● **Work item**
Output only how many lines below contain "allow".

==========

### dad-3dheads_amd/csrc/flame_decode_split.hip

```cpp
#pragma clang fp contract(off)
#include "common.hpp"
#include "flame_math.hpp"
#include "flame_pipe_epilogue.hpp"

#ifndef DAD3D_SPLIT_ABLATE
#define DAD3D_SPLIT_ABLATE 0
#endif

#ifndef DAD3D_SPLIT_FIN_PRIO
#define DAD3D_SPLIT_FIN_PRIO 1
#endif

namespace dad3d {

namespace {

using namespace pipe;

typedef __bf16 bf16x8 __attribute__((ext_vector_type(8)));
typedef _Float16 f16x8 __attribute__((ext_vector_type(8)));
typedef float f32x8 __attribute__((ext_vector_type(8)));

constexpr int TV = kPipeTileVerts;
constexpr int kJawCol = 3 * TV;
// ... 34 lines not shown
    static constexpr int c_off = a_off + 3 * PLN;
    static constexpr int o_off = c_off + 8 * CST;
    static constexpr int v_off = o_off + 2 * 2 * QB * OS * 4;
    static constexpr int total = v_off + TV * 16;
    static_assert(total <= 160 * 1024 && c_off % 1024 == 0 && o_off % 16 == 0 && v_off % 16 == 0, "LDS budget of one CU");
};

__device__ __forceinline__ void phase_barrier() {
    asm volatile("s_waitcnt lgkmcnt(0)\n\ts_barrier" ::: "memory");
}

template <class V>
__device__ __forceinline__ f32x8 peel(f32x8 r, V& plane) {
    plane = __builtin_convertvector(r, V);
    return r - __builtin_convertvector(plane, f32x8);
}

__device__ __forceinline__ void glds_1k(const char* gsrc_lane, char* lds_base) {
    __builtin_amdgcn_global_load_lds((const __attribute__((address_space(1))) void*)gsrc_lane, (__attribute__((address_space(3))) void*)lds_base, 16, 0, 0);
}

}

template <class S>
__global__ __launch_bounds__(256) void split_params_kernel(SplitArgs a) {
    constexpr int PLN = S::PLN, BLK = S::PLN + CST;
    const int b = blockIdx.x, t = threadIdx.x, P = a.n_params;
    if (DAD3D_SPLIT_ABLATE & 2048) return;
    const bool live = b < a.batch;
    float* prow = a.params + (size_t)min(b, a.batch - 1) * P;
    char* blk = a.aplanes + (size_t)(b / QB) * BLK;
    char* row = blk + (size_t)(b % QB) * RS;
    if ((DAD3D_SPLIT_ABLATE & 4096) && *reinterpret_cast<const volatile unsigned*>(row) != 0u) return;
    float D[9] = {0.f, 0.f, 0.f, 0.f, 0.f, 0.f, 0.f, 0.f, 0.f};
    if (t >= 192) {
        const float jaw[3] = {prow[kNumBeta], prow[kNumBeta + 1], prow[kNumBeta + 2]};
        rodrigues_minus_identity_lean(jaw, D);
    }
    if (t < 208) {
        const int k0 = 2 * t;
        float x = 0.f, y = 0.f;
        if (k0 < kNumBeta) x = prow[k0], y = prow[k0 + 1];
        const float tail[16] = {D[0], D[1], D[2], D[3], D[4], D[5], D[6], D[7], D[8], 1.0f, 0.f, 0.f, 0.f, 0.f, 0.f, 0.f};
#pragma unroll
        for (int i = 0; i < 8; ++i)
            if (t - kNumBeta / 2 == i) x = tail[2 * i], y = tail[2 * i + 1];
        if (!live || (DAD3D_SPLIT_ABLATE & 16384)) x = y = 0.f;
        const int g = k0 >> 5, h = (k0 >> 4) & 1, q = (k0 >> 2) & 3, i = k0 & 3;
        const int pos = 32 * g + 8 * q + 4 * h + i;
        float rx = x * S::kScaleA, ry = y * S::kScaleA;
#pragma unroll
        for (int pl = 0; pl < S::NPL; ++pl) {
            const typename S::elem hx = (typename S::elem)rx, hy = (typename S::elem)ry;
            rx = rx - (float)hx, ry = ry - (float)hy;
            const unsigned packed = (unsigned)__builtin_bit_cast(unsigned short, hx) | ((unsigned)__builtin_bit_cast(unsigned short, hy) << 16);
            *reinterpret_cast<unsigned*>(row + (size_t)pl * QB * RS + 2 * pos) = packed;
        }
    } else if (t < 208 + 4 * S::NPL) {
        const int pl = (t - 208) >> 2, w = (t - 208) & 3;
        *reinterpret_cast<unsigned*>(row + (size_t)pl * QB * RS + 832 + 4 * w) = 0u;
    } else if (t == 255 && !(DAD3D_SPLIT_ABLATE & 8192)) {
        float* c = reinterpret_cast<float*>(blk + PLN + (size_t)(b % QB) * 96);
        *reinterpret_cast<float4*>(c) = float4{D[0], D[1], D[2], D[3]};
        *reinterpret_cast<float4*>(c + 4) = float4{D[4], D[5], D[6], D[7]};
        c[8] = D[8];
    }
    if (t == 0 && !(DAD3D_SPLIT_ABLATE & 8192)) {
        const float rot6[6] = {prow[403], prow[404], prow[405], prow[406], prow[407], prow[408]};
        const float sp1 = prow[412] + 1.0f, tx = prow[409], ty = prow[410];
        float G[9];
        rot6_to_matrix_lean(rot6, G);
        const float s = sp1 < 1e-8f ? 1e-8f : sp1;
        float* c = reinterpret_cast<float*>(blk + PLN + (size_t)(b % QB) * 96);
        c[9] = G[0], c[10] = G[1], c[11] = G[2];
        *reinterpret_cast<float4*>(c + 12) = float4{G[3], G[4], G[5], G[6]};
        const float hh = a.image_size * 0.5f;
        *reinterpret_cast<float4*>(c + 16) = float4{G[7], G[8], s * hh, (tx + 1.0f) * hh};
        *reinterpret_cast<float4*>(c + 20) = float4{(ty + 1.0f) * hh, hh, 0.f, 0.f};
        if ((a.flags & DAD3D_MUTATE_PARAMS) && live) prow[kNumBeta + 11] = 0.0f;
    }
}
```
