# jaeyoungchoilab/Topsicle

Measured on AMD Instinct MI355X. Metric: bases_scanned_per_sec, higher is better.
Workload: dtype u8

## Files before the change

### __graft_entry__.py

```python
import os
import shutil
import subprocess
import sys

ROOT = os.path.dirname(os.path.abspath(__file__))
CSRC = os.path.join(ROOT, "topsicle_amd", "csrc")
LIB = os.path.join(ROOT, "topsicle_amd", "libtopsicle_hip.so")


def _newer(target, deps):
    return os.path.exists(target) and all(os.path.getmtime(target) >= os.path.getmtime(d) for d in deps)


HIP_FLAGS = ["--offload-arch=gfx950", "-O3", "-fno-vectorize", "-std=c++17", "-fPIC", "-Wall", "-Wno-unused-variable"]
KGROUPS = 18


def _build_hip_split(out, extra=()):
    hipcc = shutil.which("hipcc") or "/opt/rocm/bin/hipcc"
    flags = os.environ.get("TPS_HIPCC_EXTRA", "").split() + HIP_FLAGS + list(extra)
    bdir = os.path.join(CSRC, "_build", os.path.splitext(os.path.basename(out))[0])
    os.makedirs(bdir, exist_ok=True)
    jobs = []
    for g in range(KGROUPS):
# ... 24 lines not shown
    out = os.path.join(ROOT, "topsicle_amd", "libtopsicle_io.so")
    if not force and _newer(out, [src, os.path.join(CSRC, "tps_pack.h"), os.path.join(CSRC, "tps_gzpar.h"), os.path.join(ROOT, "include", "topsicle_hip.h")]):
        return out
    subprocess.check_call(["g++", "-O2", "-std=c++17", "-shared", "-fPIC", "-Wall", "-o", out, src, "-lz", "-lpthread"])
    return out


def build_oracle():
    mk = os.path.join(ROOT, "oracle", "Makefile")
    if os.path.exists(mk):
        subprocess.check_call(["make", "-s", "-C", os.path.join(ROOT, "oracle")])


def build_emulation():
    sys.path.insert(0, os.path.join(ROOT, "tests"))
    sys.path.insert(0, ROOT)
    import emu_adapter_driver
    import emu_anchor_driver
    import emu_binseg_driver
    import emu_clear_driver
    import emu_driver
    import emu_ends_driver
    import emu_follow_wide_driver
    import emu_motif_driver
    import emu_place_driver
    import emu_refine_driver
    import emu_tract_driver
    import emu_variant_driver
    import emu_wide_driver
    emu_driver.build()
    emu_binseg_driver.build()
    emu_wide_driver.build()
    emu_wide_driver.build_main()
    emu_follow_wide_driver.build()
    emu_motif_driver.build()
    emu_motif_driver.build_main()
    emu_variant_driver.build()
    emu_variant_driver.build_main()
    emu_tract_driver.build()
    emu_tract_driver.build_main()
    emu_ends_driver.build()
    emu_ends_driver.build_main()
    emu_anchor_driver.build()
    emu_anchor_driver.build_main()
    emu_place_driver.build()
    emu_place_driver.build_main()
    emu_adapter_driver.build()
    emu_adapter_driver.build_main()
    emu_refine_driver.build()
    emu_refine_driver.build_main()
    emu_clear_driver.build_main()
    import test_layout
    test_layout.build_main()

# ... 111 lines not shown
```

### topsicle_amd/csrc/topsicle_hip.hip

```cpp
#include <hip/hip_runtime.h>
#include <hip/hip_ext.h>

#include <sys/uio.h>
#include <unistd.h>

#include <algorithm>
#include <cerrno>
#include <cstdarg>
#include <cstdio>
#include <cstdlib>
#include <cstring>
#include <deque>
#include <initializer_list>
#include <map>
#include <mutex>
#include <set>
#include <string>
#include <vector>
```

==========

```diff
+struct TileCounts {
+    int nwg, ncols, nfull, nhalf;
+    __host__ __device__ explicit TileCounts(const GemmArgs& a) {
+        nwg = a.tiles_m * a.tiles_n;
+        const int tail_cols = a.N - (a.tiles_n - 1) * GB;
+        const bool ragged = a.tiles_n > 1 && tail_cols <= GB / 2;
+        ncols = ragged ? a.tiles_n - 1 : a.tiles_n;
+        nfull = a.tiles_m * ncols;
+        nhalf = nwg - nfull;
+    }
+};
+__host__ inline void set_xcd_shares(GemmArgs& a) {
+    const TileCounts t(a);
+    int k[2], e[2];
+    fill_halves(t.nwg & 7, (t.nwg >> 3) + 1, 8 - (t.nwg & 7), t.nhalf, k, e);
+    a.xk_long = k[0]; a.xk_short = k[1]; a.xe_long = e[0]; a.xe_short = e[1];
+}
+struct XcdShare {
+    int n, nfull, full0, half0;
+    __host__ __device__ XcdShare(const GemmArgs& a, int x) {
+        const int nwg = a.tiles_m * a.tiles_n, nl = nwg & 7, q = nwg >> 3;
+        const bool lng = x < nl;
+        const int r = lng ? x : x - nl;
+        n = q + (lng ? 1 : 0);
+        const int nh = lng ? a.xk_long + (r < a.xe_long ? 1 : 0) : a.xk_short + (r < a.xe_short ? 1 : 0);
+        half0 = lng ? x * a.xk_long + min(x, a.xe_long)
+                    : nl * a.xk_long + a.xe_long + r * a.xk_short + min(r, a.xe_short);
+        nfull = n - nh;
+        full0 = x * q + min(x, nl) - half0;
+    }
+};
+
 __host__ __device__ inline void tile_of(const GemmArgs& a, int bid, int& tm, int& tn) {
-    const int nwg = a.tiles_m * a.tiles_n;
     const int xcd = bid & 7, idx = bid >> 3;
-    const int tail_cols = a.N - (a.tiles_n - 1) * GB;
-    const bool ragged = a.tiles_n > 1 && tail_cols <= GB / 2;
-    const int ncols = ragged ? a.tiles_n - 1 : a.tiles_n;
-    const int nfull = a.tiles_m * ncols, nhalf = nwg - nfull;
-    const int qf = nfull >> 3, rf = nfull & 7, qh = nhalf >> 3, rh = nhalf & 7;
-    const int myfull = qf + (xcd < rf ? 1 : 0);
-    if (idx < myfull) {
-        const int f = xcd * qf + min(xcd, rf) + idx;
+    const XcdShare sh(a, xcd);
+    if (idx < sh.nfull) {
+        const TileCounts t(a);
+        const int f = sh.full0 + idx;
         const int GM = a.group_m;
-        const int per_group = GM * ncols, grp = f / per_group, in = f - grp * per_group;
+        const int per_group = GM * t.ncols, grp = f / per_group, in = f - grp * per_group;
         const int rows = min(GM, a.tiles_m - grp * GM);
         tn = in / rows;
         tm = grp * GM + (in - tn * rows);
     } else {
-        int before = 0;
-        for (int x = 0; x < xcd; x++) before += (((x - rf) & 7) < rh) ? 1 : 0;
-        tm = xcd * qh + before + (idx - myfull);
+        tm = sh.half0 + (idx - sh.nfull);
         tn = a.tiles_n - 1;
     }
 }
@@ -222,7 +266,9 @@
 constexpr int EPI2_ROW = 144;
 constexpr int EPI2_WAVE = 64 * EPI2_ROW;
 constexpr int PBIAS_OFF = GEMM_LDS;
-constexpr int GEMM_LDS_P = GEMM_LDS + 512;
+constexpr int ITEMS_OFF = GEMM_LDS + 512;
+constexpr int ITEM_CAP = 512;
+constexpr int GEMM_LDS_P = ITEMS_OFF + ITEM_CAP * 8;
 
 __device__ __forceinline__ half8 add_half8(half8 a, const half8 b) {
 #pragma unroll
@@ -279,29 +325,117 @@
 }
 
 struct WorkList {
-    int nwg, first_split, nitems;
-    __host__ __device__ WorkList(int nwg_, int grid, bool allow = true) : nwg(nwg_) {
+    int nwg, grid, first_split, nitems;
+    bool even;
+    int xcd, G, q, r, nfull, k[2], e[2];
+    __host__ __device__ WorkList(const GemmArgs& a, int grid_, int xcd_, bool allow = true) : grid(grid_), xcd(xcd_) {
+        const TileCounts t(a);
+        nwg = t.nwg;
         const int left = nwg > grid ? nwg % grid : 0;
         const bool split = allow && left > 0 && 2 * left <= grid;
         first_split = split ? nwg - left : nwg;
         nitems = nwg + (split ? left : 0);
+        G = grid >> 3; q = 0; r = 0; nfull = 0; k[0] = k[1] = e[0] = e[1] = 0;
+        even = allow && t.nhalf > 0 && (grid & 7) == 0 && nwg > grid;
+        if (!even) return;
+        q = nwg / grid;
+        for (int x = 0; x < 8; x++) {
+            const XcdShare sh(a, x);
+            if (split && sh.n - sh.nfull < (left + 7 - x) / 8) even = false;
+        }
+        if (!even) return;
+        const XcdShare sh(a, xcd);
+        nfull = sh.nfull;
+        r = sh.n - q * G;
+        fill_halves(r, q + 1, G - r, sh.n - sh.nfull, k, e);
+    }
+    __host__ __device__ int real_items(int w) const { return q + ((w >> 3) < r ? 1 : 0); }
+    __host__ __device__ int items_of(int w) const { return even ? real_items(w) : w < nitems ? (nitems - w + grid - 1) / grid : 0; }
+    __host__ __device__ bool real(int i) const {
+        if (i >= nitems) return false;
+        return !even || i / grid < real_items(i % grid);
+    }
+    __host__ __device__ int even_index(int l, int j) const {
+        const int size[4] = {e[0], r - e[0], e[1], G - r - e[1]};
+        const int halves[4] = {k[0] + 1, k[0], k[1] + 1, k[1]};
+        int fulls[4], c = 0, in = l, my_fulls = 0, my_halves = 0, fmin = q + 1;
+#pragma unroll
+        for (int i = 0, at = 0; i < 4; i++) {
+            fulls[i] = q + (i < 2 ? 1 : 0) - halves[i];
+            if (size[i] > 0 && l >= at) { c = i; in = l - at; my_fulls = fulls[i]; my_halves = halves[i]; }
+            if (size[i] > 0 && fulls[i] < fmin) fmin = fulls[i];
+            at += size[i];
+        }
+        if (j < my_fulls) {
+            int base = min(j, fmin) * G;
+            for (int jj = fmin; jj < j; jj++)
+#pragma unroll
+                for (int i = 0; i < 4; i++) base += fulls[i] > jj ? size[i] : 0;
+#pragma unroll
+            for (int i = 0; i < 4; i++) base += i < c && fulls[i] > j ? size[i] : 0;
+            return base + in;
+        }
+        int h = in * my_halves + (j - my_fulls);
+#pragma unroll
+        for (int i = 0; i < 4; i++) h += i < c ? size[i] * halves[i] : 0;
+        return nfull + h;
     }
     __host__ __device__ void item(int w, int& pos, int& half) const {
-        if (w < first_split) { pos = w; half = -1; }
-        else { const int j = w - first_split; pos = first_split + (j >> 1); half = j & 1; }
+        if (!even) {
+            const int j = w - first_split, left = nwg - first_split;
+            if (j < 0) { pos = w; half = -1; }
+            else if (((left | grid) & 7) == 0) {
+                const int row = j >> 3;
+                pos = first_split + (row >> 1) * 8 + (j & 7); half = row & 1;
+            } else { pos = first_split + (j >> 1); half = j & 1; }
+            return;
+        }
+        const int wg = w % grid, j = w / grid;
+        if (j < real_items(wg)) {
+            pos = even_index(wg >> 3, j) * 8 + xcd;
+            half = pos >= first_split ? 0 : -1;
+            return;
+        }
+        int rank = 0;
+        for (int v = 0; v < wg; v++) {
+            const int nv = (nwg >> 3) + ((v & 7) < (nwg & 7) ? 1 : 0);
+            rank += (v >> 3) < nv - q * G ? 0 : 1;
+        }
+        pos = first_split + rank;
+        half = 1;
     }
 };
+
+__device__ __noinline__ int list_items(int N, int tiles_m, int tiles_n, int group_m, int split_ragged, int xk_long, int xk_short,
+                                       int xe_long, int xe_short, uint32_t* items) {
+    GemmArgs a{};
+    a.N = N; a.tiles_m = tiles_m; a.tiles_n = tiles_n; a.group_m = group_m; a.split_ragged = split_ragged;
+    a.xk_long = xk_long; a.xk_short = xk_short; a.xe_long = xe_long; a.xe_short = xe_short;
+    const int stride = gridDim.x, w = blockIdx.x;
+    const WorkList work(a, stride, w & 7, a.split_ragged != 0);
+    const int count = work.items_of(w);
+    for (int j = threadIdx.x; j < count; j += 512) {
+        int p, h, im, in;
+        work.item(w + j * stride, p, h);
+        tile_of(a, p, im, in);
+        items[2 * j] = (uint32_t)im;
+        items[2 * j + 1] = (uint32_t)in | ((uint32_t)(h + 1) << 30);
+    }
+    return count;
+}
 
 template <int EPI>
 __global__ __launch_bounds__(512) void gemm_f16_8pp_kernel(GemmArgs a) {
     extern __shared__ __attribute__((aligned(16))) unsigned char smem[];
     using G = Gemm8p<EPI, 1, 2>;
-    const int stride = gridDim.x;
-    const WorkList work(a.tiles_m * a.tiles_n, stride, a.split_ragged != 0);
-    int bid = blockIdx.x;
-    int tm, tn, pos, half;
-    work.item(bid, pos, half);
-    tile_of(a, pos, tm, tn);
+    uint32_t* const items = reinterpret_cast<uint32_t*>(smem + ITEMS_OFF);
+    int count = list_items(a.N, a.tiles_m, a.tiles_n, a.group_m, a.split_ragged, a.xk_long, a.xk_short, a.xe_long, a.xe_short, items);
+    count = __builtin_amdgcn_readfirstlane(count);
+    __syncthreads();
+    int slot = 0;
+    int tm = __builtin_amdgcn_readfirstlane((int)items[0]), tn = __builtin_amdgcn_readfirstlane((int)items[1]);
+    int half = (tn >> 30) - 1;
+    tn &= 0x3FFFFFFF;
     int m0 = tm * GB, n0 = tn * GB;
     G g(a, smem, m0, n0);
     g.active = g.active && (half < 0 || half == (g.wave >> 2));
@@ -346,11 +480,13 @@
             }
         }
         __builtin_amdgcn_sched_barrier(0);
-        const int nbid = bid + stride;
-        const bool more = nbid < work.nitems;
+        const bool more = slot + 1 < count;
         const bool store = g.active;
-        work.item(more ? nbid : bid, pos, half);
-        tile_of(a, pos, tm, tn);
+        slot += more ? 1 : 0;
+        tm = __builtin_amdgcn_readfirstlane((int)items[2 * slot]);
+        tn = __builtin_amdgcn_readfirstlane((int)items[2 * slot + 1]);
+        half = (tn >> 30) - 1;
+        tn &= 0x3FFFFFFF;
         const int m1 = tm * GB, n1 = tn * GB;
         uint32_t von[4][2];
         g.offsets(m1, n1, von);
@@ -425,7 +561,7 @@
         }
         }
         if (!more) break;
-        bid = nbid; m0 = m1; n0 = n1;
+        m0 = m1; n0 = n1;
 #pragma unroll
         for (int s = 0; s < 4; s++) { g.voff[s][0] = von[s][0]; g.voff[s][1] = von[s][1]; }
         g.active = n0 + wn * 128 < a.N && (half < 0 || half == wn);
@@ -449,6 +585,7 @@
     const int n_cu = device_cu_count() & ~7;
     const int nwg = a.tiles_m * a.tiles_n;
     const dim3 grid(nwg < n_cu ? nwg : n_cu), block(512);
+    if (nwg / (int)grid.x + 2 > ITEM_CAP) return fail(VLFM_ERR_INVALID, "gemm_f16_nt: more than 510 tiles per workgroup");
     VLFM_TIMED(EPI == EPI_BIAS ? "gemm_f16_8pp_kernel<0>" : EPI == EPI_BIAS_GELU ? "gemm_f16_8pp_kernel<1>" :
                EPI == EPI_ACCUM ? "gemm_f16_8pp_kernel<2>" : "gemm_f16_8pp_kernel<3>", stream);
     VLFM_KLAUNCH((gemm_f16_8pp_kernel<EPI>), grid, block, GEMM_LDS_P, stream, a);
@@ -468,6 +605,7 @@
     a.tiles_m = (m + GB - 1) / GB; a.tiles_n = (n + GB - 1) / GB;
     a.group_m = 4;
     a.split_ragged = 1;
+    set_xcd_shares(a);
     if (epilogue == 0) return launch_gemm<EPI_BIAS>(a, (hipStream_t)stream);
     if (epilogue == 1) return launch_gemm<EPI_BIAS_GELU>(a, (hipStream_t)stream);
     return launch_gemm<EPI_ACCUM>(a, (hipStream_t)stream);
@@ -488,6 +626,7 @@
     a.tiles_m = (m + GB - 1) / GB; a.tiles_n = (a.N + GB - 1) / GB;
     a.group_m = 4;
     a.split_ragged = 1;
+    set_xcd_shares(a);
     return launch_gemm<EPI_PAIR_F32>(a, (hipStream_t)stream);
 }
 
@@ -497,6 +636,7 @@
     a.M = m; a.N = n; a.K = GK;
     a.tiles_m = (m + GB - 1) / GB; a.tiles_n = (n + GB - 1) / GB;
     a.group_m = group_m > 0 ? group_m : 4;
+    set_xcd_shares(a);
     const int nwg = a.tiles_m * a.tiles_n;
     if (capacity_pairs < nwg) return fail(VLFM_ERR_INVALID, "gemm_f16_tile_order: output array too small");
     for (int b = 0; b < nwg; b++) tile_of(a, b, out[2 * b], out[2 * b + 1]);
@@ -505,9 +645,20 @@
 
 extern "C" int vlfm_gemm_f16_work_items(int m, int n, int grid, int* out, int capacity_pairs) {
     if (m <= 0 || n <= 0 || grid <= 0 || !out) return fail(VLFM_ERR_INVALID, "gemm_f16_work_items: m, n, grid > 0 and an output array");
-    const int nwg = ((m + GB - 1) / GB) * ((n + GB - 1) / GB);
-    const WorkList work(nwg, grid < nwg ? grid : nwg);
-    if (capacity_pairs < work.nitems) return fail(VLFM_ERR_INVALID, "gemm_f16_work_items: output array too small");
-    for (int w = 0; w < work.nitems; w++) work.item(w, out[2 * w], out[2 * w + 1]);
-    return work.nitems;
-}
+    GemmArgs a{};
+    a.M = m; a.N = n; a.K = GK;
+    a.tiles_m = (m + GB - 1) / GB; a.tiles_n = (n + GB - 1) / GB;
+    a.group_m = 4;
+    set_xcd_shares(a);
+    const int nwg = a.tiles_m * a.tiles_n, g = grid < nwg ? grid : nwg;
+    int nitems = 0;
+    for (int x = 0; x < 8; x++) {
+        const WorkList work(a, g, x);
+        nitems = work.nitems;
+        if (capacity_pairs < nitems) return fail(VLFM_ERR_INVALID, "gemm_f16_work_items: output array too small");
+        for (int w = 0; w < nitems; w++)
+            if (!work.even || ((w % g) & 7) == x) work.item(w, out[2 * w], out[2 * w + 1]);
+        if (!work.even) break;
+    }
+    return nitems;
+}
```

==========

● **Solution for this exercise**
4